Total misuse of monopolistic gift…: Why Shankar Sharma makes a case for regulating profits of BSE and NSE | Stock Market News


Shankar Sharma, a veteran investor, recently called out the exorbitant cost of options trading in the Indian stock market, using it to highlight the unchecked pricing power held by monopolistic institutions in India’s capital markets — the National Stock Exchange (NSE) and the BSE.

Despite not being government-owned, these exchanges operate as state-enabled monopolies, that control the infrastructure on which India’s entire trading ecosystem depends.

Shankar Sharma in a post on X on July 9, said, “One thing I can categorically say: trading options in India is frightfully expensive compared to other markets (I do both). Trading charges in India eat away returns massively. And that goes to SE bottomlines, out of investors’ pockets.”

He called this a misuse of a monopolistic gift by the government of India.

India’s Derivatives Boom

India is the world’s largest derivatives market, accounting for nearly 60% of the 7.3 billion equity derivatives traded globally in April, according to the Futures Industry Association. This landscape is dominated by the NSE with nearly 95% of derivatives trading volume, with BSE trailing distantly.

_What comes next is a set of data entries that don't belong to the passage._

template <int C, int CT, int TH, int TW, int S, bool NCHW, int XCH, int YCH, int BPC, bool PURE16, bool STAMP = false>
__global__ __launch_bounds__(512, 2 * BPC) void conv_wgrad_band_kernel(WBandP p, unsigned long long* stamps = nullptr) {
    constexpr int NT = 512;
    constexpr int COUT = CT * 32;
    constexpr int K = TH * TW * C, KTN = K / 32;
    constexpr int MAXT = (KTN + 7) / 8;
    constexpr int PS = NCHW ? 2 : C * 2 + 16;
    extern __shared__ __attribute__((aligned(16))) char smem[];

    const int tid = threadIdx.x, lane = tid & 63, wave = tid >> 6;
    const int r = lane & 31, h = lane >> 5;
    const int Wb = p.W;
    const int Wp = Wb;
    const int bands = (p.OH + p.R - 1) / p.R;
    const float inv_OW = fast_rcp(p.OW);
    const int nunits = p.F > 1 ? (p.Nimg + p.F - 1) / p.F : p.Nimg * bands;
    const int rows_max = (p.F - 1) * p.H + (p.R - 1) * S + TH;
    const int npix_max = (p.F * p.R * p.OW + 15) / 16 * 16;
    constexpr bool TR = !NCHW && PURE16;
    constexpr int DROW = COUT * 2 + 16;
    const int AT_ROW = TR ? 0 : npix_max * 2 + 16;
    char* xband = smem;
    const int PP = (rows_max * Wp + 7) / 8 * 8;
    const int xbytes = NCHW ? C * PP * 2 : rows_max * Wb * PS;
    char* at = smem + (xbytes + 15) / 16 * 16;
    int* pixoff = (int*)(at + (TR ? npix_max * DROW : COUT * AT_ROW));

    constexpr bool SPLIT18 = KTN == 18 && CT == 2;
    int koff[MAXT]; bool kt_live[MAXT];
    int kts[MAXT];
    bool ct_live[MAXT][CT];
#pragma unroll
    for (int t = 0; t < MAXT; ++t) {
        int kt = wave + 8 * t;
        if (SPLIT18) kt = t < 2 ? 2 * wave + t : 16 + (wave >> 1);
        kts[t] = kt;
        kt_live[t] = SPLIT18 ? (t < 2 || wave < 4) : kt < KTN;
#pragma unroll
        for (int i = 0; i < CT; ++i) ct_live[t][i] = kt_live[t] && (!SPLIT18 || t < 2 || i == (wave & 1));
        const int k = (kt_live[t] ? kt : 0) * 32 + r;
        if (NCHW) { const int c = k / (TH * TW), kh = (k / TW) % TH, kw = k % TW; koff[t] = (c * PP + kh * Wp + kw) * 2; }
// ... 77 lines not shown
            const int qc = inb ? q : 0;
            const long off = (long)n * p.dy_sn + (long)r0 * p.dy_sy + (long)qc * p.dy_sx + ycc * 8;
            uint4 v;
            const float keep = inb ? 1.f : 0.f;
            if (PURE16 || p.dy_dtype == HULC_BF16) {
                v = *(const uint4*)((const uint16_t*)p.dY + off);
            } else {
                const float4* qq = (const float4*)((const float*)p.dY + off);
                const float4 a = qq[0], b = qq[1];
                v.x = pack_bf16x2(a.x, a.y); v.y = pack_bf16x2(a.z, a.w); v.z = pack_bf16x2(b.x, b.y); v.w = pack_bf16x2(b.z, b.w);
                bsum[0] += keep * a.x; bsum[1] += keep * a.y; bsum[2] += keep * a.z; bsum[3] += keep * a.w;
                bsum[4] += keep * b.x; bsum[5] += keep * b.y; bsum[6] += keep * b.z; bsum[7] += keep * b.w;
            }
            ypre[j] = v;
        }
    };
    int po_R = -1, po_npix = -1;
    auto stage_store = [&](int unit) {
        int n, r0, R, rows, npix; unit_geom(unit, n, r0, R, rows, npix);
        if (NCHW) {
            const int nflt = rows * p.W, items = (nflt + 7) / 8;
#pragma unroll
            for (int j = 0; j < XCH; ++j) {
                const int c = j / (XCH / C), id = tid + (j % (XCH / C)) * NT;
                if (id < items) *(uint4*)(xband + (c * PP + id * 8) * 2) = xpre[j];
            }
        } else {
            const int npx = rows * Wb, cc = tid % XCPP;
#pragma unroll
            for (int j = 0; j < XCH; ++j) {
                const int px = tid / XCPP + j * (NT / XCPP);
                if (px < npx) *(uint4*)(xband + px * PS + cc * 16) = xpre[j];
            }
        }
        const int npad = (npix + 15) / 16 * 16, ycc = tid % YCPP;
#pragma unroll
        for (int j = 0; j < YCH; ++j) {
            const int q = tid / YCPP + j * (NT / YCPP);
            if (q < npad) {
                const bool inb = q < npix;
                const uint32_t w[4] = {inb ? ypre[j].x : 0u, inb ? ypre[j].y : 0u, inb ? ypre[j].z : 0u, inb ? ypre[j].w : 0u};
                if (PURE16 || p.dy_dtype == HULC_BF16) {
#pragma unroll
                    for (int e = 0; e < 4; ++e) { bsum[2 * e] += __uint_as_float(w[e] << 16); bsum[2 * e + 1] += __uint_as_float(w[e] & 0xffff0000u); }
                }
                if (TR) *(uint4*)(at + q * DROW + ycc * 16) = make_uint4(w[0], w[1], w[2], w[3]);
                else
#pragma unroll
                for (int e = 0; e < 8; ++e) {
                    const uint16_t bits = (uint16_t)((e & 1) ? (w[e >> 1] >> 16) : (w[e >> 1] & 0xffffu));
                    *(uint16_t*)(at + (ycc * 8 + e) * AT_ROW + q * 2) = bits;
                }
            }
        }
        if (R != po_R || npix != po_npix)
        for (int q = tid; q < npad; q += NT) {
            const int qc = q < npix ? q : npix - 1;
            const int ppf = R * p.OW, f = fast_div(qc, fast_rcp(ppf)), qq = qc - f * ppf;
            const int oy = fast_div(qq, inv_OW), ox = qq - oy * p.OW;
            pixoff[q] = NCHW ? ((oy * S) * Wp + ox * S) * 2 : ((f * p.H + oy * S) * Wb + ox * S) * PS;
        }
        po_R = R; po_npix = npix;
    };

    int unit = blockIdx.x;
    if (unit < nunits) { stage_load(unit); stage_store(unit); }
    __syncthreads();
    unsigned long long t_ph[6] = {0, 0, 0, 0, 0, 0}, t_units = 0, c0 = 0, c1 = 0, c2 = 0, c3 = 0, c4 = 0, c5 = 0;
    for (; unit < nunits; unit += gridDim.x) {
        const int next = unit + gridDim.x;
        if (STAMP) c0 = __builtin_readcyclecounter();
        const bool pre = next < nunits, stagger = TR;
        int n, r0, R, rows, npix; unit_geom(unit, n, r0, R, rows, npix);
        const int nsteps = (npix + 15) / 16;
        const int bat = stagger ? ((wave * nsteps) >> 3) & ~1 : 0;
        if (pre && !stagger) stage_load(next);
        if (STAMP) c1 = __builtin_readcyclecounter();

        if (TR) {
            typedef short v4s __attribute__((ext_vector_type(4)));
// ... 90 lines not shown
            for (int t = 0; t < MAXT; ++t) {
                if (!kt_live[t]) continue;
                union { uint32_t w[4]; bf16x8_t b; } x;
#pragma unroll
                for (int e = 0; e < 4; ++e) {
                    const uint32_t lo = *(const uint16_t*)(xband + po[2 * e] + koff[t]);
                    const uint32_t hi = *(const uint16_t*)(xband + po[2 * e + 1] + koff[t]);
                    x.w[e] = lo | (hi << 16);
                }
#pragma unroll
                for (int i = 0; i < CT; ++i)
                    if (ct_live[t][i]) acc[t][i] = __builtin_amdgcn_mfma_f32_32x32x16_bf16(a[i], x.b, acc[t][i], 0, 0, 0);
            }
        }
        if (STAMP) c2 = __builtin_readcyclecounter();
        __syncthreads();
        if (STAMP) { c3 = __builtin_readcyclecounter(); asm volatile("s_waitcnt vmcnt(0)" ::: "memory"); c4 = __builtin_readcyclecounter(); }
        if (next < nunits) stage_store(next);
        if (STAMP) c5 = __builtin_readcyclecounter();
        __syncthreads();
        if (STAMP) {
            const unsigned long long c6 = __builtin_readcyclecounter();
            t_ph[0] += c1 - c0; t_ph[1] += c2 - c1; t_ph[2] += c3 - c2; t_ph[3] += c4 - c3; t_ph[4] += c5 - c4; t_ph[5] += c6 - c5; t_units += 1;
        }
    }
    if (STAMP && stamps && lane == 0) {
        unsigned long long* o = stamps + ((long)blockIdx.x * 8 + wave) * 7;
#pragma unroll
        for (int e = 0; e < 6; ++e) o[e] = t_ph[e];
        o[6] = t_units;
// ... 401 lines not shown
        static bool stamp_attr = false;
        if (!stamp_attr) {
            if (hipFuncSetAttribute((const void*)conv1_wgrad_kernel<XCH, YCH, false, true>, hipFuncAttributeMaxDynamicSharedMemorySize, 80 * 1024) != hipSuccess) return -2;
            stamp_attr = true;
        }
        conv1_wgrad_kernel<XCH, YCH, false, true><<<grid, 512, (size_t)lds_of(R), s>>>(p, (unsigned long long*)strtoull(se, nullptr, 0));
    } else
    if (p.u8) conv1_wgrad_kernel<XCH, YCH, true><<<grid, 512, (size_t)lds_of(R), s>>>(p);
    else conv1_wgrad_kernel<XCH, YCH, false><<<grid, 512, (size_t)lds_of(R), s>>>(p);
    const long Rw = 32L * K;
    const int nbw = (int)((Rw + 63) / 64);
    wband_reduce_kernel<<<nbw + (db ? 1 : 0), 1024, 0, s>>>(p.partial_w, dw, grid, Rw, accumulate, 0, 64, nbw, p.partial_b, db, 32);
    return 0;
}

The rise in the options market comes despite massive losses that investors suffer. A study released by the Sebi on Monday showed retail investor losses on derivative trades widened by 41% to 1.06 trillion in 2024-25.

The rapid growth in derivatives trading—driven largely by retail investors—has prompted Sebi to limit the number of contract expiries and increase lot sizes to make such trades more expensive.

Sharma’s tweet underscores a core problem: when monopolies are operated without regulatory caps on profit margins, the end user — the investor—pays the price.

His argument is rooted in a long-standing economic principle — monopolies must be regulated not just in terms of conduct, but also in profit. With sectors like power, telecom, and even railways having pricing oversight, the question remains, as raised by Sharma — Why should exchanges be exempt?

Disclaimer: This story is for educational purposes only. The views and recommendations made above are those of individual analysts or broking companies, and not of Mint. We advise investors to check with certified experts before making any investment decisions.